Natelya Reshetovskaya told the conservative newspaper Le Figaro that the book, “The Gulag Archipelago, 1918–1956,” was based on unreliable information:

She also told the newspaper's Moscow correspondent that she was still living with Mr. Soizhenitsyn when he wrote the book and that she had typed part of it. They parted in 1970 and were subsequently divorced.

She said: “The subject of ‘Gulag Archipelago,’ as I felt at the moment when he was writing it, is not in fact the life of the country and not even the life of the camps but the folklore of the camps.”

her NYTimes obituary 2003:

In her 1974 memoir, ''Sanya: My Life with Aleksandr Solzhenitsyn'' (Bobbs-Merrill), she wrote that she was ''perplexed'' that the West had accepted ''The Gulag Archipelago'' as ''the solemn, ultimate truth,'' saying its significance had been ''overestimated and wrongly appraised.''

Pointing out that the book's subtitle is ''An Experiment in Literary Investigation,'' she said that her husband did not regard the work as ''historical research, or scientific research.'' She contended that it was, rather, a collection of ''camp folklore,'' containing ''raw material'' which her husband was planning to use in his future productions.

best Internet comment award, 2008:

Solzhenitsyn was a Nazi propagandist in the 1940's and affirmed that the war against Nazism was avoidable and a compromise with Hitler possible. That was why he was sent to a labor camp, for being a traitor.

His hatred for Jews that became public knowledge in recent years may explain his Nazi sympathies. Predictably, he was also a great fan of the Spanish fascist dictator Franco, whom he went to support when his regime began to totter. He appeared on Spanish TV to plead with Spaniards to remember the "freedom" they enjoyed under Franco while Soviet citizens were "enslaved" by socialism.

Solzhenitsyn was never a dissident but enjoyed the full support of Nikita Khruschev when he wrote the Gulag Archipelago, which Khrushchev used as propaganda material during his purge of Stalinists.

Nazi lover, Jew hater, monarchist: No wonder he became the darling of the West.

[–] [email protected] 0 points 2 years ago (1 children)

Part of me really wants to find triple citations of all of this to get this acquaintance of mine to finally shut the fuck up about "gulag archipelago". But part of me knows he'd never accept any of them and it'd only serve to hurt my own mental health.

[–] [email protected] 1 points 2 years ago

The first time I realized Taibi was sus was when he mentioned that he was reading Gulag archipelago _again

[–] [email protected] 1 points 2 years ago* (last edited 2 years ago) (1 children)

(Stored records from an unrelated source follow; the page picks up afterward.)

# VladimirP1/rs-sync

Hardware: AMD Instinct MI355X
Metric: ray-residuals/sec (PreSync sweep + Sync iter), 4096 frames x 2048 tracks (higher is better)
Workload: dtype f32

## Files before the change

### rs-sync_amd/csrc/kernels/sync64.hpp

```cpp
#pragma once

#pragma clang fp contract(off)

namespace {



struct Loss64Params {
    Rays64 rays;
    const FrameRec* frames;
    const uint32_t* sel;
    uint32_t n_sel;
    const d4* coef;
    int n_knots;
    double fs;
    const int32_t* kd;
    const double* fd;
    uint32_t n_delays;
    const uint32_t* grp;
    uint32_t n_grp;
    const double* M;
    const double* k;
    double* part_loss;
    double* part_grad;
    uint32_t slot0;
    const uint32_t* slots;
    uint32_t win_cap;
    uint32_t win_compact;
    uint32_t nb_run;
};

constexpr int kLossBatch = 5;
constexpr int kLossBatchWide = 3;

template <int RPT, bool GRAD, bool SIMPLE, int CAP = 0>
__global__ __launch_bounds__(kBlock, 3) void loss64_kernel(Loss64Params p) {
    constexpr int NB = GRAD ? 1 : (CAP ? kLossBatch : (RPT == 0 ? 2 : kLossBatchWide));
    d4* s_loss_win;
    uint32_t win_cap;
    if constexpr (CAP != 0) {
        __shared__ d4 s_loss_win_static[NB * 4 * CAP];
        s_loss_win = s_loss_win_static;
        win_cap = CAP;
    } else {
        extern __shared__ d4 s_loss_win_dynamic[];
        s_loss_win = s_loss_win_dynamic;
        win_cap = p.win_cap;
    }
    __shared__ double s_red[NB][2][4];
    const uint32_t nb_run = (GRAD || CAP) ? (uint32_t)NB : (p.nb_run < (uint32_t)NB ? (p.nb_run ? p.nb_run : 1u) : (uint32_t)NB);
    const int tid = threadIdx.x, lane = tid & 63, wave = tid >> 6;
    const uint32_t sf = p.slots ? p.slots[blockIdx.x] : blockIdx.x + p.slot0;
    const uint32_t g = p.grp ? p.grp[sf] : 0u;
    {
        bool any = false;
        for (uint32_t b = 0; b < p.n_delays; ++b) {
            const double f = p.fd[b * p.n_grp + g];
            any = any || f == f;
        }
        if (!any) {
            for (uint32_t b = tid; b < p.n_delays; b += kBlock) {
                p.part_loss[(size_t)b * p.n_sel + sf] = 0.0;
                if (GRAD) p.part_grad[(size_t)b * p.n_sel + sf] = 0.0;
            }
            return;
        }
    }
    const uint32_t fi = p.sel[sf];
    const FrameRec fr = p.frames[fi];
    const uint32_t N = fr.n;
    const double Mx = SIMPLE ? 0.0 : p.M[3 * sf], My = SIMPLE ? 0.0 : p.M[3 * sf + 1], Mz = SIMPLE ? 0.0 : p.M[3 * sf + 2];
    const double kk = p.k[sf];
    const d3 Mv = d3{Mx, My, Mz};
    const double inv_s = rs::loss_inv_s(SIMPLE, kk, Mv);

    for (uint32_t b0 = 0; b0 < p.n_delays; b0 += nb_run) {
        Spline64 sp[NB];
        int base[NB];
        double fdv[NB];
        bool on[NB], any_on = false;
        int kdv[NB];
#pragma unroll
        for (int q = 0; q < NB; ++q) {
            const uint32_t b = b0 + q;
            on[q] = (uint32_t)q < nb_run && b < p.n_delays;
            kdv[q] = on[q] ? p.kd[b * p.n_grp + g] : 0;
            fdv[q] = on[q] ? p.fd[b * p.n_grp + g] : 0.0;
            if (fdv[q] != fdv[q]) on[q] = false;
            any_on = any_on || on[q];
        }
        if (!any_on) {
            if ((uint32_t)tid < nb_run && b0 + tid < p.n_delays) {
                p.part_loss[(size_t)(b0 + tid) * p.n_sel + sf] = 0.0;
                if (GRAD) p.part_grad[(size_t)(b0 + tid) * p.n_sel + sf] = 0.0;
            }
            continue;
        }
        __syncthreads();
// ... 144 lines not shown
    const int32_t* kd;
    const double* fd;
    const uint32_t* grp;
    double* M;
    double* k;
    unsigned long long* stats;
    uint32_t* per_frame;
    int reeval;
    int max_iters;
    int32_t* init_h;
    uint64_t seed;
    uint32_t stream_base, stream_stride;
    const uint32_t* win_stream;
    int simple_k;
    uint32_t slot0;
    const uint32_t* order;
    uint32_t* evals_out;
    double* scratch;
    uint32_t scratch_rows;
    uint32_t scratch0;
    uint32_t win_cap;
    uint32_t win_compact;
    uint32_t win_bytes;
};

#ifndef RSSYNC_K3_TIMING
#define RSSYNC_K3_TIMING 0
#endif
#if RSSYNC_K3_TIMING && RSSYNC_K2_COUNTERS
#define K3_T0() const long long k3t0__ = clock64()
#define K3_ACC(v) do { (v) += clock64() - k3t0__; } while (0)
#define K3_ADD(i, n) do { if (threadIdx.x == 0) { atomicAdd(&g_k2_counters[i], (unsigned long long)(clock64() - k3t0__)); if (n) atomicAdd(&g_k2_counters[n], 1ull); } } while (0)
#define K3_FLUSH(ev) do { if (threadIdx.x == 0) { atomicAdd(&g_k2_counters[10], (unsigned long long)(ev).t_eval); atomicAdd(&g_k2_counters[11], (unsigned long long)(ev).evals); } } while (0)
#else
#define K3_T0() do { } while (0)
#define K3_ACC(v) do { } while (0)
#define K3_ADD(i, n) do { } while (0)
#define K3_FLUSH(ev) do { } while (0)
#endif

constexpr int kInitNone = (int)0x80000000;
constexpr int kNB = rs::kLbfgsBasis;

template <int RPT, int NW, bool EMU4 = false>
struct MotionEval64 {
    static_assert(!EMU4 || (RPT == 0 && NW == 1), "the emulation reads its rows from global memory, one wave");
// ... 85 lines not shown
    __device__ __forceinline__ double& alpha(int i) { return s_alpha[i]; }
    __device__ __forceinline__ void store(int op, const double sv[3], const double yv[3]) {
        __syncthreads();
        if (threadIdx.x == 0) {
            for (int c = 0; c < 3; ++c) { s_S[op][c] = sv[c]; s_Y[op][c] = yv[c]; }
            s_inv_ys[op] = 1.0 / rs::dot3(yv, sv);
        }
        __syncthreads();
    }
};

__device__ __forceinline__ double clamp_k(double k) { return rs::clamp_k64(k); }

template <int NW>
struct MotionLds {
    double part[2][NW][4];
    double S[kNB][3], Y[kNB][3];
    double rho[kNB], alpha[kNB];
    double inv_ys[kNB];
    double red[NW];
};
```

gulag archipelago is a work of fiction with a clear political agenda, yes. we had to read excerpts in school. at some point i got halfway through maybe, but its just too damn long. anyway, it was a pretty effective anti-soviet propaganda piece, lots of people even in russia believe it as fact still. no actual historians worth their salt take it seriously though

[–] [email protected] 1 points 2 years ago

The author's own ex-wife who helped him write it said it was a complete work of fiction. IIRC it's entirely just accounts from random people that Solzhenitsyn takes at face value as well as stuff he pulls out of his ass. He strikes me as a kindred spirit of Adrian Zenz, they share a similar approach.

I believe he was put in prison because he wrote a letter critical of Stalin and sympathetic to the Nazis (dude just loved fascists, especially Franco), though there is reasonable speculation that he did that with full knowledge of the consequences so he could avoid serving in the Red Army in WW2.